What the task asks: From the listing below, copy only the lines running from the line that contains "const int iy" to the line that contains "bf16x8 af[NI], wf[NJ];", both included.

━━━━━━━━━━━━━━━━━━━━

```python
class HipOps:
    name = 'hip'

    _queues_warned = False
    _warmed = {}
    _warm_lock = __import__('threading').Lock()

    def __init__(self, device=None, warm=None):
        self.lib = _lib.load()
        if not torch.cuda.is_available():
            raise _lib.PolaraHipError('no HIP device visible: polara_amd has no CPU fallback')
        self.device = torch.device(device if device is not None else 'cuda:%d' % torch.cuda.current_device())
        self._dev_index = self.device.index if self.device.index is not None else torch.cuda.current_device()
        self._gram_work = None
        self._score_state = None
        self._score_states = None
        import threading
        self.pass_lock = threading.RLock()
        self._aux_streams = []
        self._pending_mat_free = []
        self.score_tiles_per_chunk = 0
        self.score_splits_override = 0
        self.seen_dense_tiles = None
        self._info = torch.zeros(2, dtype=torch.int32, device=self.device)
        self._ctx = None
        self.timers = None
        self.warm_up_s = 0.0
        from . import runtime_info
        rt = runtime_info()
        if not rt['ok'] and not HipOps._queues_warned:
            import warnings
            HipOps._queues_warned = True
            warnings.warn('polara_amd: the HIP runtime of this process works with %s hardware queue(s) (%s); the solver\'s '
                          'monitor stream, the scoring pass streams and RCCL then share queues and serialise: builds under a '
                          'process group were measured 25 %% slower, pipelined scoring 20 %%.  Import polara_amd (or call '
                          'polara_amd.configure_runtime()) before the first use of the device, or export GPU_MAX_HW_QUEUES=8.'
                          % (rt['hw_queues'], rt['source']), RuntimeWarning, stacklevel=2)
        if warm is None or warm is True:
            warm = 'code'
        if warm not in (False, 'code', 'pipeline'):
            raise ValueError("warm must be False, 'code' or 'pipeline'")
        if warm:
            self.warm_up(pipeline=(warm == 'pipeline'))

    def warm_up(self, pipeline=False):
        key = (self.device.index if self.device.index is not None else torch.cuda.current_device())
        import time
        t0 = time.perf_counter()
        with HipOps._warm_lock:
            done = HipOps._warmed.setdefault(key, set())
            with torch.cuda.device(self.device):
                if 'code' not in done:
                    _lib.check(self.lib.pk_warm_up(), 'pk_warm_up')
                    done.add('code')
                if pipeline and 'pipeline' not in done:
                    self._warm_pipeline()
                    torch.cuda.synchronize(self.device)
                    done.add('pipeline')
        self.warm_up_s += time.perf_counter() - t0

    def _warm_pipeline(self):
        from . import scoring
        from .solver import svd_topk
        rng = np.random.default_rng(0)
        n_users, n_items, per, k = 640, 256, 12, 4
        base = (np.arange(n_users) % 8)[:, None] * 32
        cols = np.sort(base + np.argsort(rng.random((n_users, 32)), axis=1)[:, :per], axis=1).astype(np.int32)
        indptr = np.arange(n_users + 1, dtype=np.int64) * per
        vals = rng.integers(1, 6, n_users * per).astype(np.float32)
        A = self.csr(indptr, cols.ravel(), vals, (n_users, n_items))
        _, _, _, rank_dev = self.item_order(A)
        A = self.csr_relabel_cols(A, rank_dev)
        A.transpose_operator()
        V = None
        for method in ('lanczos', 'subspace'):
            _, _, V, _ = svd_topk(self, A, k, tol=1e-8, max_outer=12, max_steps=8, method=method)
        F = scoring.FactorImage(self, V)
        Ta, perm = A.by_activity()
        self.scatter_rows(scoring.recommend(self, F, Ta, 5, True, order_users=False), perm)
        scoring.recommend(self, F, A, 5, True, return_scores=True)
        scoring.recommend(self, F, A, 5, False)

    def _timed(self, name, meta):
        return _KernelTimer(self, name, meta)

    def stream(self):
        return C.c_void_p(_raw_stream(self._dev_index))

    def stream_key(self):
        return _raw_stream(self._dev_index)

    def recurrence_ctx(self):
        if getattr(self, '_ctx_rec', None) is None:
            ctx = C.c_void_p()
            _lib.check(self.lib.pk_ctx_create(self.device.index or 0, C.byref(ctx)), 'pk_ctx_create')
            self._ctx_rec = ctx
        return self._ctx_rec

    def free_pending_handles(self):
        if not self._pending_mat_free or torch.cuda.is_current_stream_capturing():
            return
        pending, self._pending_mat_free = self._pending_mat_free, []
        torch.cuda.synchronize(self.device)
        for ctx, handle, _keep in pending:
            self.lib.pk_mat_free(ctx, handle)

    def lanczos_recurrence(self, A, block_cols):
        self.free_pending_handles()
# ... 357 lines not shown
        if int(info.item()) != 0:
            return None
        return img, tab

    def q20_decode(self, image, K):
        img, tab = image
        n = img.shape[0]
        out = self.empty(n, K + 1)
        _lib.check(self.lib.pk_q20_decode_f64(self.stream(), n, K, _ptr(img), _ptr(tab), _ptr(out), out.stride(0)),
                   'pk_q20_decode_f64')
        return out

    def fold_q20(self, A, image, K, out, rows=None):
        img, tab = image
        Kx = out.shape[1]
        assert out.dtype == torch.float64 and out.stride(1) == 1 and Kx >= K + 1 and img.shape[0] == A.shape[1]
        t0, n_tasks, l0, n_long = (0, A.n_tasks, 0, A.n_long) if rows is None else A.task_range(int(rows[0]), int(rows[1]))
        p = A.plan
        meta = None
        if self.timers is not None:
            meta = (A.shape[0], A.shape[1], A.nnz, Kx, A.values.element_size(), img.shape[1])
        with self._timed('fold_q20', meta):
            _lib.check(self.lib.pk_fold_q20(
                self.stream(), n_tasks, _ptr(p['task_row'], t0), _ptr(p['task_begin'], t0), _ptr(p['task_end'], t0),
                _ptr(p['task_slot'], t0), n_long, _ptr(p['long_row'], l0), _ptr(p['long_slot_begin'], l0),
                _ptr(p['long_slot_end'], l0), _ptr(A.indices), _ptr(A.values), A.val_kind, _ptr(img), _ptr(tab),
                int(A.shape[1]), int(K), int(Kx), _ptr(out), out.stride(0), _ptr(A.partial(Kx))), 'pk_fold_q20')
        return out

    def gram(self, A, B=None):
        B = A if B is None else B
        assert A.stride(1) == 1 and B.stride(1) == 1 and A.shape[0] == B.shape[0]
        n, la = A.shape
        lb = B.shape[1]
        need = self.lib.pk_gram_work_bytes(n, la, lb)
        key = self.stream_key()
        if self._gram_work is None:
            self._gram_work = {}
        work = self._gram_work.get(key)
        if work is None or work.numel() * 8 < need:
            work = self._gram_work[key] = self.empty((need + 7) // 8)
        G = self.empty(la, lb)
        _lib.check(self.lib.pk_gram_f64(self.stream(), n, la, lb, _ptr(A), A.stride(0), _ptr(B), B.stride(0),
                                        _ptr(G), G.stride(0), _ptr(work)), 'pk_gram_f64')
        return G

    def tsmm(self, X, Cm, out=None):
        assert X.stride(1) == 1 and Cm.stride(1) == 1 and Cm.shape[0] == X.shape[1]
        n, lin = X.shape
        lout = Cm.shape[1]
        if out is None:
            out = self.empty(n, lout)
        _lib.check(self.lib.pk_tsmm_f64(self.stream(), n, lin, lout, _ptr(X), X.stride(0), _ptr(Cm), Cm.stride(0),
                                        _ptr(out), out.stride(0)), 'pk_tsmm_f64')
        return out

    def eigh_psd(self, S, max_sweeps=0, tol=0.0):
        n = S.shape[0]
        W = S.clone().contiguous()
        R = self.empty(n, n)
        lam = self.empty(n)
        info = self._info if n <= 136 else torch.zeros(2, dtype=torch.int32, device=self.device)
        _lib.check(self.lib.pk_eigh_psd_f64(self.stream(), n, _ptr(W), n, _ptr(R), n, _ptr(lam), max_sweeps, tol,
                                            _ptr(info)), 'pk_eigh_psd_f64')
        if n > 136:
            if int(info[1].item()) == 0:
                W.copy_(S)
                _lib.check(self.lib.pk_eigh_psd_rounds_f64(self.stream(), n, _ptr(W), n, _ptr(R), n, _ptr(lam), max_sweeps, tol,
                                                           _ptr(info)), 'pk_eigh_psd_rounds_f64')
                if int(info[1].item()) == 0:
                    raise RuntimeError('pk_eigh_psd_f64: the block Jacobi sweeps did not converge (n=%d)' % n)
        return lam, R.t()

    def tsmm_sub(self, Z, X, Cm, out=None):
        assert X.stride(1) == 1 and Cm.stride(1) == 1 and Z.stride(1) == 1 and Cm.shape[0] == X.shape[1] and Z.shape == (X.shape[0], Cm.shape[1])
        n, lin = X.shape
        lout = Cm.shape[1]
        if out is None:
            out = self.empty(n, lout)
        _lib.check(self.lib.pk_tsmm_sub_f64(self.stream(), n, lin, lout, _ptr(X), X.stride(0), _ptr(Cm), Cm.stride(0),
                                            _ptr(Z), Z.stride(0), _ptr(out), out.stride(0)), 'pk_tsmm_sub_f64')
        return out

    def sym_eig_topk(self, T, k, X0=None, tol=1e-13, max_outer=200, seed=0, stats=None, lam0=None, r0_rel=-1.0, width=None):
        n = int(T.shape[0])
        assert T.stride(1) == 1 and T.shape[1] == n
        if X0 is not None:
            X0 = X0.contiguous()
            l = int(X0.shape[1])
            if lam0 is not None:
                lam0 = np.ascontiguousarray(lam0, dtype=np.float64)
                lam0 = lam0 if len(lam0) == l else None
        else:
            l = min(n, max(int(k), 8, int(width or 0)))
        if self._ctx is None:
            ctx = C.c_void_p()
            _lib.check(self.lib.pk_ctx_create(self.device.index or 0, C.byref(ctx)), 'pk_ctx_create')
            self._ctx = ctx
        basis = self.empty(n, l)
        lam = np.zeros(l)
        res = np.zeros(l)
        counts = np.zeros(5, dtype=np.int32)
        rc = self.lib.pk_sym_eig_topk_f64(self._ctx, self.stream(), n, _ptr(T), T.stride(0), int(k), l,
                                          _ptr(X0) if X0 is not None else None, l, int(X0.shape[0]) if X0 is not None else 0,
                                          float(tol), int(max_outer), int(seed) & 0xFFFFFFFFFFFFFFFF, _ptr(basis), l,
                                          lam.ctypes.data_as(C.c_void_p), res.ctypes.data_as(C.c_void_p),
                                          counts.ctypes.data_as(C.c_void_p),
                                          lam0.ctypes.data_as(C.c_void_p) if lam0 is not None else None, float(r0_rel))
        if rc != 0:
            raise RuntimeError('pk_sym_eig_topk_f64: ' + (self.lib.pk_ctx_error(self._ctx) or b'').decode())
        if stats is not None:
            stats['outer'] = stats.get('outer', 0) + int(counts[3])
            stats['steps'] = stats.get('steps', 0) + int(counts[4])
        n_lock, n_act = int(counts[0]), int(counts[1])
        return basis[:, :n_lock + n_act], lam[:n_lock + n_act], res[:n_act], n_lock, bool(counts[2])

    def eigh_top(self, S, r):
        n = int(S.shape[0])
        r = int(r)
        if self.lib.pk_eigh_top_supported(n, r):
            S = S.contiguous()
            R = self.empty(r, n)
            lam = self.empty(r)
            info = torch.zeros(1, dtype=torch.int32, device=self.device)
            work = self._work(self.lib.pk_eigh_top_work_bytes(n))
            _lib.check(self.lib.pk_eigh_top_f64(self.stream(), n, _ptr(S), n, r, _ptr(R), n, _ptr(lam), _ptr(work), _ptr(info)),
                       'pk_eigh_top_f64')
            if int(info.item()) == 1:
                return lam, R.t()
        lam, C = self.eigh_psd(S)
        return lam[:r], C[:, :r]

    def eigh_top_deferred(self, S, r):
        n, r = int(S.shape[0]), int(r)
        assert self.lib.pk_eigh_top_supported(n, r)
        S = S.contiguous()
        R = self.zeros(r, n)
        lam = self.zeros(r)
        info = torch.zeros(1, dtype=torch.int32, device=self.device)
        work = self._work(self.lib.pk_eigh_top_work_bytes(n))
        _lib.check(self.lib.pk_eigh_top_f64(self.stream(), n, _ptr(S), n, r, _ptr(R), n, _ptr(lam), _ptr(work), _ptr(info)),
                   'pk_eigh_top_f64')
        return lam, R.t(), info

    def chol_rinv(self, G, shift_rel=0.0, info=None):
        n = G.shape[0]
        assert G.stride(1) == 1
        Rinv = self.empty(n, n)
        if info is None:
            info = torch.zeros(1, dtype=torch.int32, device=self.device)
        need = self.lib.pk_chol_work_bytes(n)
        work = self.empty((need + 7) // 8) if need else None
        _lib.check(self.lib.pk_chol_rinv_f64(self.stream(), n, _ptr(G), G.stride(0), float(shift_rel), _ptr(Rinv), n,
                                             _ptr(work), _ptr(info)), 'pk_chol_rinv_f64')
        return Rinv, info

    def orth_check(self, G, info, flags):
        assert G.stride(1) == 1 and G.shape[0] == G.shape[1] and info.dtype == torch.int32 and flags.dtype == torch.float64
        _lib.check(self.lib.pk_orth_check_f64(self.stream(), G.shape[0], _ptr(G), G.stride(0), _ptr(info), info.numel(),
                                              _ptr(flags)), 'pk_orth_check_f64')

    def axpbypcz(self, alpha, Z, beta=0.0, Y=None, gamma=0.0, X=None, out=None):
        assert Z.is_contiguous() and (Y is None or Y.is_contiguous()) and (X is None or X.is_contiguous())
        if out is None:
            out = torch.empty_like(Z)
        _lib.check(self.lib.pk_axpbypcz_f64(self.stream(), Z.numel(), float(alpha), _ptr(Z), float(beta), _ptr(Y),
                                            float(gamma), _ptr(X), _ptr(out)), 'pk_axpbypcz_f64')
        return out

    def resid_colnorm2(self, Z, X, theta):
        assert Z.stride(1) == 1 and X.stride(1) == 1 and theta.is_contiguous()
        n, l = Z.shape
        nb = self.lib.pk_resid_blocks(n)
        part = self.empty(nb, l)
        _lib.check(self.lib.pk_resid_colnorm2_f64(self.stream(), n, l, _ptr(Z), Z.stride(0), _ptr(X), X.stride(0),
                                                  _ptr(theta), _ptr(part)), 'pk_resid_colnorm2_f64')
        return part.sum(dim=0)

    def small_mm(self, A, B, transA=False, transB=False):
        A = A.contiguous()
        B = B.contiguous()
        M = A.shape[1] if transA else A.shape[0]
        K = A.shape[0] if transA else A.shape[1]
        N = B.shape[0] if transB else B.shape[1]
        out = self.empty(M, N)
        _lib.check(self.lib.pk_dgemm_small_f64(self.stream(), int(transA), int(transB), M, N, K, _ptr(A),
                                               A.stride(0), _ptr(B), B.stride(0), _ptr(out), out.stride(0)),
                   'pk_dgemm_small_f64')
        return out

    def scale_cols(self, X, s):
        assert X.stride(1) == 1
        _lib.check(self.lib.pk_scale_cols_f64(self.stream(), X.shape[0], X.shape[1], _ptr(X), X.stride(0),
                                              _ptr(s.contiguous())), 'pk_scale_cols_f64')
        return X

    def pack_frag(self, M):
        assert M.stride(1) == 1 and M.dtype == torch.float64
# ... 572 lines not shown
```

━━━━━━━━━━━━━━━━━━━━

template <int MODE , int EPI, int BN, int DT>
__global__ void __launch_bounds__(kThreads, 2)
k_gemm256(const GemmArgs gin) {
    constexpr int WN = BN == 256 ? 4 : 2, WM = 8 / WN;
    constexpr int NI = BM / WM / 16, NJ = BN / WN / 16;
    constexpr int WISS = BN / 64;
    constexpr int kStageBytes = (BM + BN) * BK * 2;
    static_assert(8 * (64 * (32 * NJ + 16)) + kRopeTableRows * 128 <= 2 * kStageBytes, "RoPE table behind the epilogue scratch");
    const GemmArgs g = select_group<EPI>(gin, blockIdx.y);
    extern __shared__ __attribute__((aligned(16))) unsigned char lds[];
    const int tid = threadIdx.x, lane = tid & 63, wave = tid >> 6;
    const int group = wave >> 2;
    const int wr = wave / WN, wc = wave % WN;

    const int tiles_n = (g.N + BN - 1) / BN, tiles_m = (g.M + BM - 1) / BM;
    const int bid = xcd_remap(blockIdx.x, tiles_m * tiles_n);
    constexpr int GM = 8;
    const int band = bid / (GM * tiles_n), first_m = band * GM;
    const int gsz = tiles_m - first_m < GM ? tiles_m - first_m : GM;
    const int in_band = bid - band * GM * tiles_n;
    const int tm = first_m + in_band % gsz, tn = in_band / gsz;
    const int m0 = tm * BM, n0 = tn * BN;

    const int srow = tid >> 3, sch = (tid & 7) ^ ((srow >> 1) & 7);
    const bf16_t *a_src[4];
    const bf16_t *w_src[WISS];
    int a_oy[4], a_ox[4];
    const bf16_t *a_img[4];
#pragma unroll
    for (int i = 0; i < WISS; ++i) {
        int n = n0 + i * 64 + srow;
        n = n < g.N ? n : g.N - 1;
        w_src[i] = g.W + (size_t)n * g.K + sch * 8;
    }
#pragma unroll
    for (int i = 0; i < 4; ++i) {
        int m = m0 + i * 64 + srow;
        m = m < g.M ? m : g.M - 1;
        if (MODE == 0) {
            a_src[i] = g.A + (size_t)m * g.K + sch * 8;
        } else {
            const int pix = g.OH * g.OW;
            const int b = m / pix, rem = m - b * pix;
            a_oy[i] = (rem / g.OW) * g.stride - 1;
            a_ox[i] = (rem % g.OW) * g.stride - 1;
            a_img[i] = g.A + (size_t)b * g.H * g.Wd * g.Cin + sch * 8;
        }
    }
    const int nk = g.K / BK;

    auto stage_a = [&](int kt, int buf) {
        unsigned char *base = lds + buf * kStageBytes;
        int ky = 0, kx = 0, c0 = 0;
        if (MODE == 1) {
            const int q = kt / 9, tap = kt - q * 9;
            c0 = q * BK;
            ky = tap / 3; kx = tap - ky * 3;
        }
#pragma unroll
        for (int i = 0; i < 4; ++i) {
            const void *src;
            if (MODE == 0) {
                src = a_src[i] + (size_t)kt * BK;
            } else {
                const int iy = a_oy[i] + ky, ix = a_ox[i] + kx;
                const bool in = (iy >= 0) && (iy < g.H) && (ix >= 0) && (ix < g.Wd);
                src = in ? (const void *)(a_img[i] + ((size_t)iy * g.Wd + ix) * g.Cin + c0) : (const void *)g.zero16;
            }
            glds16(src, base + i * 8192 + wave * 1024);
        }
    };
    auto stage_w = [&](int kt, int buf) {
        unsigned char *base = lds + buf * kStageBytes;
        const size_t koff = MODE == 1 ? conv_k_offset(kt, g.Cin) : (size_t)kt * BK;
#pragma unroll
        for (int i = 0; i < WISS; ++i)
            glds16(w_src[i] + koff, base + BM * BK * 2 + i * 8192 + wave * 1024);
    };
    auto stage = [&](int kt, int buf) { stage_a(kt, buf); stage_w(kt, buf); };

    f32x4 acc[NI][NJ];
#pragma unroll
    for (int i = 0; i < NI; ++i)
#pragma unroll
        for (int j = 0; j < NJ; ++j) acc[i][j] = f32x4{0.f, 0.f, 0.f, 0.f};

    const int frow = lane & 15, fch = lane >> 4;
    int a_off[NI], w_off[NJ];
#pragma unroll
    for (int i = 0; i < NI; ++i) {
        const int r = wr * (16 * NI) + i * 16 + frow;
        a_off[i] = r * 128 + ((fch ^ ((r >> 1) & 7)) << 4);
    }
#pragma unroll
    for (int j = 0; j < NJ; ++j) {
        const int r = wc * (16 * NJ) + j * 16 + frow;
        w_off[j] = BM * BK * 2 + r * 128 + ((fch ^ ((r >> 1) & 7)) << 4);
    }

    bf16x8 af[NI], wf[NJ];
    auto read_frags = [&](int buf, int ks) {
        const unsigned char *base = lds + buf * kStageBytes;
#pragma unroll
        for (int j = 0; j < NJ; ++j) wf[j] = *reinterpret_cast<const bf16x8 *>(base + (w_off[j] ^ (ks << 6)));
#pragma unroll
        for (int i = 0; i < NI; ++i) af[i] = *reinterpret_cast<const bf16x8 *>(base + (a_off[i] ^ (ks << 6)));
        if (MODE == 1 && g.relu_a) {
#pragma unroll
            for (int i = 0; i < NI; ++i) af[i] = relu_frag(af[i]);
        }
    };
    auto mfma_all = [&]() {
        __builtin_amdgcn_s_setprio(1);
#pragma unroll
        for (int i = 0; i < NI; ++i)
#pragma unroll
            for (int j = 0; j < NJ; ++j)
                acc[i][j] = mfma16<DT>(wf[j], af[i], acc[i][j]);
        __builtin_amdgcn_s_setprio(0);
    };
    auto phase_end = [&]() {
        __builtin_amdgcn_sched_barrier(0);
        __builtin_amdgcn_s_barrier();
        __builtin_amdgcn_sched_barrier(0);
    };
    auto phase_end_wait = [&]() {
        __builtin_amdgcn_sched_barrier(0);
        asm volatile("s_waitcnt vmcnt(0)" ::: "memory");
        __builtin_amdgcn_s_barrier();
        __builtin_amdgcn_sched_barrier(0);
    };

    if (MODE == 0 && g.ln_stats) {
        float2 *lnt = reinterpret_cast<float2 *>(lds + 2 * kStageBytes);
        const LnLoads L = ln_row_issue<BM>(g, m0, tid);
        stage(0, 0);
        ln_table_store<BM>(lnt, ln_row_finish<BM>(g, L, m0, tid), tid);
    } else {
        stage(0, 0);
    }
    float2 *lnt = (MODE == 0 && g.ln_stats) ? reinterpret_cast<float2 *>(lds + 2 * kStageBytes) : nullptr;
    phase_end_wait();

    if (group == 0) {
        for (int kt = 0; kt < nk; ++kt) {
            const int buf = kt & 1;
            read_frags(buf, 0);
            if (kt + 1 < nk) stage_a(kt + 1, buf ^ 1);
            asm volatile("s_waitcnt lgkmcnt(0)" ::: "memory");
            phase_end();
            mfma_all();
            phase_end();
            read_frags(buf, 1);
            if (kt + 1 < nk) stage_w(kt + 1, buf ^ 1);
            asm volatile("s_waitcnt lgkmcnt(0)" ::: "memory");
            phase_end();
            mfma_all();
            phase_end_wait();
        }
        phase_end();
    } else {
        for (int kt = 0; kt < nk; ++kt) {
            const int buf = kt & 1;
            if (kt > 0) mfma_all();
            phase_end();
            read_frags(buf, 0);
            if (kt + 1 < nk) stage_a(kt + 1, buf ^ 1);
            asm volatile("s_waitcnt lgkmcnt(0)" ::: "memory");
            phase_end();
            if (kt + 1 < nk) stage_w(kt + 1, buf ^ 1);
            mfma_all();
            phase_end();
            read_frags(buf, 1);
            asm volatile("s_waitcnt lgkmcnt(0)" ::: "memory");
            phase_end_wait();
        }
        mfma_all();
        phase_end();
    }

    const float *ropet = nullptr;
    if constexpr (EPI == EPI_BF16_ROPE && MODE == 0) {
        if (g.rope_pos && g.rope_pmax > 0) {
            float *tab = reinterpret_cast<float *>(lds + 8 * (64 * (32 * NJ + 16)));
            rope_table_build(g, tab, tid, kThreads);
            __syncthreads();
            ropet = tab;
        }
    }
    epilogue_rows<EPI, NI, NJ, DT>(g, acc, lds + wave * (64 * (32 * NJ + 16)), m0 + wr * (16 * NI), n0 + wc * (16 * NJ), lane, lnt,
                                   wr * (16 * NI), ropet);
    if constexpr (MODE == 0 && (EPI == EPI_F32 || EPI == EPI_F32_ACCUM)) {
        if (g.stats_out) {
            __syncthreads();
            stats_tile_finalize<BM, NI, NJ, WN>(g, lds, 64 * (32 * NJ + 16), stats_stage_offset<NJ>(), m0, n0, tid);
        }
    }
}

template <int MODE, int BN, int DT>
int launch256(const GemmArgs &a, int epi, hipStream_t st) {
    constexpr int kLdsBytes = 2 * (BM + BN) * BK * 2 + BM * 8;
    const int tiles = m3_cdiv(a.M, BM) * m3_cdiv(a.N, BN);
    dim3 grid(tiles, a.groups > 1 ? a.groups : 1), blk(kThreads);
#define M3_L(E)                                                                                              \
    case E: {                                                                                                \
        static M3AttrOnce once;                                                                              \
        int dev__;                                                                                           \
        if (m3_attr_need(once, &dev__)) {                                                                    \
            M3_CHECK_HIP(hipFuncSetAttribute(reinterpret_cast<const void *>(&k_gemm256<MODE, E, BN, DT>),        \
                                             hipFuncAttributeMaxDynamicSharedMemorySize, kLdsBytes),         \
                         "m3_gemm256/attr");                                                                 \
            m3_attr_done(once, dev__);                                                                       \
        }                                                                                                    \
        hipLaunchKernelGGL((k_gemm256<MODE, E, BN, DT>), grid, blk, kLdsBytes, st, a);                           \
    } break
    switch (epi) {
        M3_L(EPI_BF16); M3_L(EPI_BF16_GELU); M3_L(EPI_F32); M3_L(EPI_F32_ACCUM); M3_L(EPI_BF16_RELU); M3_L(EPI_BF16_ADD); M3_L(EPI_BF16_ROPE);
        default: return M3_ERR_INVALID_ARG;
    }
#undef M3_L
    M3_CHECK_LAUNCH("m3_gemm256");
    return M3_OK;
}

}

━━━━━━━━━━━━━━━━━━━━

Solution to this task:
                const int iy = a_oy[i] + ky, ix = a_ox[i] + kx;
                const bool in = (iy >= 0) && (iy < g.H) && (ix >= 0) && (ix < g.Wd);
                src = in ? (const void *)(a_img[i] + ((size_t)iy * g.Wd + ix) * g.Cin + c0) : (const void *)g.zero16;
            }
            glds16(src, base + i * 8192 + wave * 1024);
        }
    };
    auto stage_w = [&](int kt, int buf) {
        unsigned char *base = lds + buf * kStageBytes;
        const size_t koff = MODE == 1 ? conv_k_offset(kt, g.Cin) : (size_t)kt * BK;
#pragma unroll
        for (int i = 0; i < WISS; ++i)
            glds16(w_src[i] + koff, base + BM * BK * 2 + i * 8192 + wave * 1024);
    };
    auto stage = [&](int kt, int buf) { stage_a(kt, buf); stage_w(kt, buf); };

    f32x4 acc[NI][NJ];
#pragma unroll
    for (int i = 0; i < NI; ++i)
#pragma unroll
        for (int j = 0; j < NJ; ++j) acc[i][j] = f32x4{0.f, 0.f, 0.f, 0.f};

    const int frow = lane & 15, fch = lane >> 4;
    int a_off[NI], w_off[NJ];
#pragma unroll
    for (int i = 0; i < NI; ++i) {
        const int r = wr * (16 * NI) + i * 16 + frow;
        a_off[i] = r * 128 + ((fch ^ ((r >> 1) & 7)) << 4);
    }
#pragma unroll
    for (int j = 0; j < NJ; ++j) {
        const int r = wc * (16 * NJ) + j * 16 + frow;
        w_off[j] = BM * BK * 2 + r * 128 + ((fch ^ ((r >> 1) & 7)) << 4);
    }

    bf16x8 af[NI], wf[NJ];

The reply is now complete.